My trusty 13-inch late 2011 MacBook Pro has finally had enough and called it a day after 11 years of loyal service.

Late last week while I was quietly watching a film, the screen started glitching out of nowhere and the Mac started beeping 3 times at 2-second intervals before either shutting down or restarting. This has been happening non-stop since last week. If I’m really lucky, I can maybe get 5 or 10 minutes of usage before the bugger starts again. Sometimes it’s glitching and beeping, sometimes it’s glitching alone and other times it’s just the beeps.

I’ve tried reseating the RAMs, switching RAMs, trying one RAM at a time in each slot, trying factory RAMs, trying entirely new RAMs … nothing helps. Ditto same tests in safe mode, and the Mac is still glitching and/or beeping. Working from the hypothesis that it’s a hardware issue, I ran Apple Service Diagnostics 3S148 in both OS and EFI modes but all tests came back normal. I’ve reset the PRAM and SMC more times than I care to count to no avail.

The Mac boots up in the sense that when I press the power button there is a startup chime and the screen’s Apple logo lights up. So presumably it passes POST. But then it either starts glitching/beeping immediately or after 5-10 minutes of usage.

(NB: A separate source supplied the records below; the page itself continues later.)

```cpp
#define H2G_SPMD_WORDS 13
typedef struct {
  void* ctx;
  int32_t world;
  int32_t rank;
  int (*allgather)(void* ctx, uint64_t seq, const uint64_t in[9], uint64_t* out);
  int (*bcast)(void* ctx, void* d_buf, size_t bytes, int root);
  int (*allgather_host)(void* ctx, const void* in, size_t bytes, void* out);
  int (*exchange)(void* ctx, const void* d_send, const size_t* send_bytes, void* d_recv, const size_t* recv_bytes);
} h2g_spmd_transport;
int h2g_set_spmd_transport(const h2g_spmd_transport* t);
typedef int (*h2g_spmd_exchange_post)(void* ctx, const void* d_send, const size_t* send_bytes, void* d_recv,
                                      const size_t* recv_bytes, void* stream, void* done);
typedef int (*h2g_spmd_exchange_wait)(void* ctx, void* done);
int h2g_set_spmd_exchange_async(h2g_spmd_exchange_post post, h2g_spmd_exchange_wait wait);
int h2g_event_wait(void* done);
int h2g_debug_link_delay(void* stream, void* done, double us);
int h2g_spmd_set_weights(const uint32_t* weights, int world);
int h2g_spmd_set_column_owners(int on);
int h2g_spmd_stats(double* out, int max, int reset);
int h2g_comm_spmd_install(int split_subcosets);
int h2g_comm_set_exchange_overlap(int on);
int h2g_comm_spmd_uninstall(void);

#ifdef __cplusplus
}
#endif

#endif
```

yet-another-halo2-fork_amd/csrc/keygen.cpp:

```cpp
#include "prover_state.h"

using namespace h2g;
using namespace h2g::rt;
using namespace h2g::prv;

namespace {
struct CircuitView {
  const h2g_circuit* c;
  const int32_t* node(int i) const { return c->nodes + 4 * i; }
};

int node_degree(const CircuitView& v, int i, std::vector<int>& memo) {
  if (memo[i] >= 0) return memo[i];
  const int32_t* nd = v.node(i);
  int d = 0;
  switch (nd[0]) {
    case OP_CONST:
    case OP_CHALLENGE: d = 0; break;
    case OP_QUERY: d = 1; break;
    case OP_NEG: d = node_degree(v, nd[1], memo); break;
    case OP_SUM: d = std::max(node_degree(v, nd[1], memo), node_degree(v, nd[2], memo)); break;
    default: d = node_degree(v, nd[1], memo) + node_degree(v, nd[2], memo); break;
  }
  return memo[i] = d;
// ... 263 lines not shown
  HIPCHK(hipMemcpy(w->d_perm_v, pv.data(), pv.size() * sizeof(Fr*), hipMemcpyHostToDevice));
  pk.cws.push_back(std::move(w));
  return H2G_OK;
}

int key_options_mode(const h2g_key_options* opts, const char* who, int* mode) {
  *mode = H2G_COSETS_RESIDENT;
  if (!opts) return H2G_OK;
  if (opts->size < sizeof(h2g_key_options)) return fail(H2G_ERR_ARG, std::string(who) + ": key options: bad size");
  if (opts->cosets != H2G_COSETS_RESIDENT && opts->cosets != H2G_COSETS_STREAMED)
    return fail(H2G_ERR_ARG, std::string(who) + ": key options: unknown coset mode");
  *mode = (int)opts->cosets;
  return H2G_OK;
}
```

I did notice that the battery, which I should’ve replaced in 2016 but didn’t, was for some reason causing the core CPUs to heat up to 90-100 C on startup. When I removed it and only ran the Mac on the power adapter, the core temps immediately dropped to 50-60.

So my current working hypothesis is that this continuous excessive heat has partially fried something on the logic board, but I can’t figure out what exactly. I did visually inspect the logic board for any burnt components or corrosion but didn’t note anything out of the ordinary. My brother, who’s into electronics, has volunteered to help and acquired the board’s schematics.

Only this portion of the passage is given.